Some people, in fact,
theorize that the decline in serious illnesses may be a factor in the
increase in allergic asthma. That is, they speculate, an under-utilized
immune system may overreact to lesser threats or irritants,
inappropriately producing antibody molecules that result in a release of
histamine and other inflammatory substances in the lungs. Other
researchers implicate the increased time youngsters spend indoors - and
their resulting exposure to the carpeting and other allergen-catchers that
people in developed nations surround themselves with.
There are other
theories as well. What is known more clearly is that dust mites (which are
living creatures that produce droppings that contain a highly allergenic
protein), cockroaches, molds, pollens and domesticated animals produce
some of the substances, called allergens, known to trigger asthma attacks.

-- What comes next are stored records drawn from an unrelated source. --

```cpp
struct StreamClass {
  uint32_t rcap;
  uint32_t tcap;
  uint32_t lane_shift;
// ... 36 lines not shown
  uint32_t *long_list;
  SideLists *side;
  const uint32_t *lists;
  uint32_t *over_list;
  StreamQueue *q;
  uint8_t *slab;
  uint64_t slab_bytes;
  uint32_t n;
  uint32_t n_classes;
  uint32_t total_main;
  uint32_t bp_short;
  uint32_t ring;
  uint32_t fast_ok;
  uint32_t no_lane_general;
  uint32_t private_bytes;
  uint32_t split_ring;
  uint32_t match_rows;
  uint32_t no_char_norm;
  StreamClass cls[kMaxClasses];
  uint32_t *left_lists;
  uint32_t *left_counts;
  uint32_t *left2_lists;
  uint32_t *left2_counts;
  unsigned long long *dyn_tag;
  U4 *dyn_ent;
  uint32_t *dyn_list;
  uint32_t *dyn_count;
  uint32_t dyn_mask;
  uint32_t dyn_cap;
  U4 *resume;
  uint32_t ids16;
  uint32_t direct;
  uint64_t arena_first;
  const uint32_t *list;
  const uint32_t *list_count;
  uint32_t *next_list;
  uint32_t *next_count;
  uint32_t rcap, ncap;
};

constexpr int kStatsPerClass = 8;
constexpr uint32_t kTokEnd = 0x8000u;

SPMX_DEVICE uint32_t DartsOffset(uint32_t u) { return (u >> 10) << ((u & (1u << 9)) >> 6); }

SPMX_DEVICE int OneCharLenDev(uint32_t c) {
  const uint32_t h = c >> 4;
  return h < 12 ? 1 : (h < 14 ? 2 : (h == 14 ? 3 : 4));
}
SPMX_DEVICE uint32_t SpByteOf(const SpmxDev &d) { return (d.flags & kNfCompressSp) ? kSpByte : 0x100u; }

SPMX_DEVICE int wave_excl_scan(int v, int lane, int *total) {
  int incl = v;
#pragma unroll
  for (int d = 1; d < 64; d <<= 1) {
    const int up = wv::shfl_up(incl, d);
    if (lane >= d) incl += up;
  }
  *total = wv::shfl(incl, 63);
  return incl - v;
}

SPMX_DEVICE uint64_t resolve_chain(int base, int step, bool valid, int *next_start) {
  const uint64_t m1 = wv::ballot(valid && step == 1);
  const uint64_t m2 = wv::ballot(valid && step == 2);
  const uint64_t m3 = wv::ballot(valid && step == 3);
// ... 1094 lines not shown
```

sentencepiece_amd/csrc/kernels_wordwave.h:

```cpp
#ifndef SPMX_KERNELS_WORDWAVE_H_
#define SPMX_KERNELS_WORDWAVE_H_

namespace spmx {

constexpr uint32_t kWwRing = 4096u;
constexpr uint32_t kWwRingPad = 32u;
constexpr uint32_t kWwUnits = kWwRing / 16u;
constexpr uint32_t kWwMaskBytes = (kWwUnits + 4u) * 2u + 8u;
constexpr uint32_t kWwRecs = 128u + 512u;
constexpr uint32_t kWwMaxLen = 65536u;
constexpr uint32_t kWwPerWave = kWwRing + kWwRingPad + kWwMaskBytes + kWwRecs * 4u + 64u * 16u + 64u * 8u + 5u * 64u * 4u;
static_assert(kWwPerWave % 16u == 0u, "per-wave LDS blocks keep 16-byte alignment");
constexpr uint32_t kWwAgainMaxWaves = 12u;
constexpr uint32_t kWwAgain = 1u, kWwGone = 2u;
constexpr uint32_t kWwKeyMaskBytes = 640u;
constexpr uint32_t kWwShared = kWwKeyMaskBytes + kWordHotSlots * 16u + kUallBuckets * 2u;
SPMX_HD constexpr bool kWwHotIn(int mode) { return mode == 2; }
SPMX_HD inline uint32_t WordWaveLdsBytes(uint32_t waves) { return kWwShared + waves * kWwPerWave; }

struct __attribute__((packed, aligned(2))) U64H { uint32_t lo, hi; };

SPMX_DEVICE uint32_t space_mask16(const Q4 &v) {
  auto m4 = [](uint32_t z) -> uint32_t { return (((z >> 7) & 0x01010101u) * 0x10204080u) >> 28; };
  return m4(space_flags(v.x)) | (m4(space_flags(v.y)) << 4) | (m4(space_flags(v.z)) << 8) | (m4(space_flags(v.w)) << 12);
}
SPMX_DEVICE uint32_t key_dword_n(uint32_t text, int n) {
  const uint32_t m = n >= 4 ? 0xFFFFFFFFu : (n <= 0 ? 0u : (1u << (8 * n)) - 1u);
  return key_dword(text, m);
}

struct DynWalked { uint32_t hit, n, bound, lim; U4 ia, ib; };
SPMX_DEVICE DynWalked dyn_walk(const unsigned long long *dyn_tag, const U4 *dyn_ent, uint32_t dyn_mask, uint32_t k0,
                                    uint32_t k1, uint32_t k2, uint32_t k3, unsigned long long tag) {
  DynWalked w{0u, 0u, 0u, 0u, U4{0, 0, 0, 0}, U4{0, 0, 0, 0}};
  uint32_t sl = static_cast<uint32_t>(tag >> 32) & dyn_mask;
#pragma unroll 1
  for (uint32_t t = 1; t < kDynProbes; ++t) {
    sl = (sl + 1u) & dyn_mask;
    const unsigned long long g = dyn_tag[sl];
    if (g == 0ull) break;
    if (g != tag) continue;
    const U4 d0 = dyn_ent[4u * sl], d1 = dyn_ent[4u * sl + 1u];
    if (d0.x == k0 && d0.y == k1 && d0.z == k2 && d0.w == k3 && d1.x == 1u) {
      w.hit = 1u; w.n = d1.y; w.bound = d1.z; w.lim = d1.w;
      w.ia = dyn_ent[4u * sl + 2u];
      w.ib = dyn_ent[4u * sl + 3u];
      wv::opaque(w.ia.x); wv::opaque(w.ia.y); wv::opaque(w.ia.z); wv::opaque(w.ia.w);
      wv::opaque(w.ib.x); wv::opaque(w.ib.y); wv::opaque(w.ib.z); wv::opaque(w.ib.w);
    }
    break;
  }
  return w;
}
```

A study is now underway to determine the roles of other key environmental
agents in asthma, both in bringing on respiratory crisis and initiating
the illness in the first place. The research is being supported jointly by
scientists at the National Institute of Environmental Health Sciences and
the National Institute of Allergy and Infectious Diseases, two of the
National Institutes of Health.
MANAGING THE
ILLNESS
Reducing allergens -
getting rid of the cat, and removing the teddy bears, rugs, curtains and
lampshades in an asthmatic child's bedroom - can, along with medication,
control most asthma. So NIEHS and NIAID have co-funded an effort to help
asthma patients called TEAM, or Targeting the Environment and/for Asthma
Management. Through grants, TEAM will support researchers at seven
university research centers and one university data center. Their goal is
to design and evaluate asthma intervention strategies for underserved,
inner-city children, 4 to 12 years old.
The TEAM protocol
includes asthma-related medical treatment delivered in a health care
facility. A physicians' educational component provides state-of-the-art
education and training for primary care physicians in the medical
management of asthma.
Case management of
asthmatics and their families is provided by the asthma case managers -
registered nurses with specialized training in social work. The TEAM
intervention component monitors and improves the asthma patients' indoor
environment, cleaning up patient residences to reduce asthma episodes.
PREVENTION:
NIPPING ASTHMA IN THE BUD
NIEHS scientists will
find out if reducing dust mite and cockroach allergen levels in homes can
prevent sensitization to these allergens and thus prevent asthma from
developing.
"The hope is," as
Newsweek reported in a cover story May 26, 1997, "that if kids encounter
fewer allergens early in life, they'll be less likely to develop allergic
responses.
"Next year the
National Institute of Environmental Health Sciences will launch an
elaborate, eight-year study to see if that strategy works. In the first
phase, researchers will study 120 households to determine the best ways to
reduce allergen levels. They'll cover mattresses, steam carpets, trap
roaches and apply tannic acid* to any suspect surface.
"And once they perfect
their technique, they'll enroll 500 high-risk newborns in a trial to gauge
the effects. Half of the babies will be raised in allergen-free zones
while the other half will serve as controls, and the scientists will track
the kids' asthma rates.
"'Will we be able to
reduce the prevalence of asthma in the community?' asks Dr. Darryl Zeldin,
the NIEHS official overseeing the project. 'We don't know. Even with our
best reducing agents, we may not be able to get the allergen levels low
enough that kids aren't sensitized.'"
Keep in touch with your GP
Asthma is a long-term condition that needs to be treated on an
individual basis. Just like visiting the dentist or the optician, it's
important that your child has regular review appointments with your doctor
or practice nurse to monitor both their asthma symptoms, the treatment
they are taking and any side effects. You should visit your GP every six
months, or more regularly if your child has just been diagnosed with
asthma.
Your doctor or practice nurse will discuss with you how your child can
get the best out of your asthma treatment. They will be able to give you a
personal asthma plan which helps you to keep track of what medication your
child needs to take and what to do in an emergency.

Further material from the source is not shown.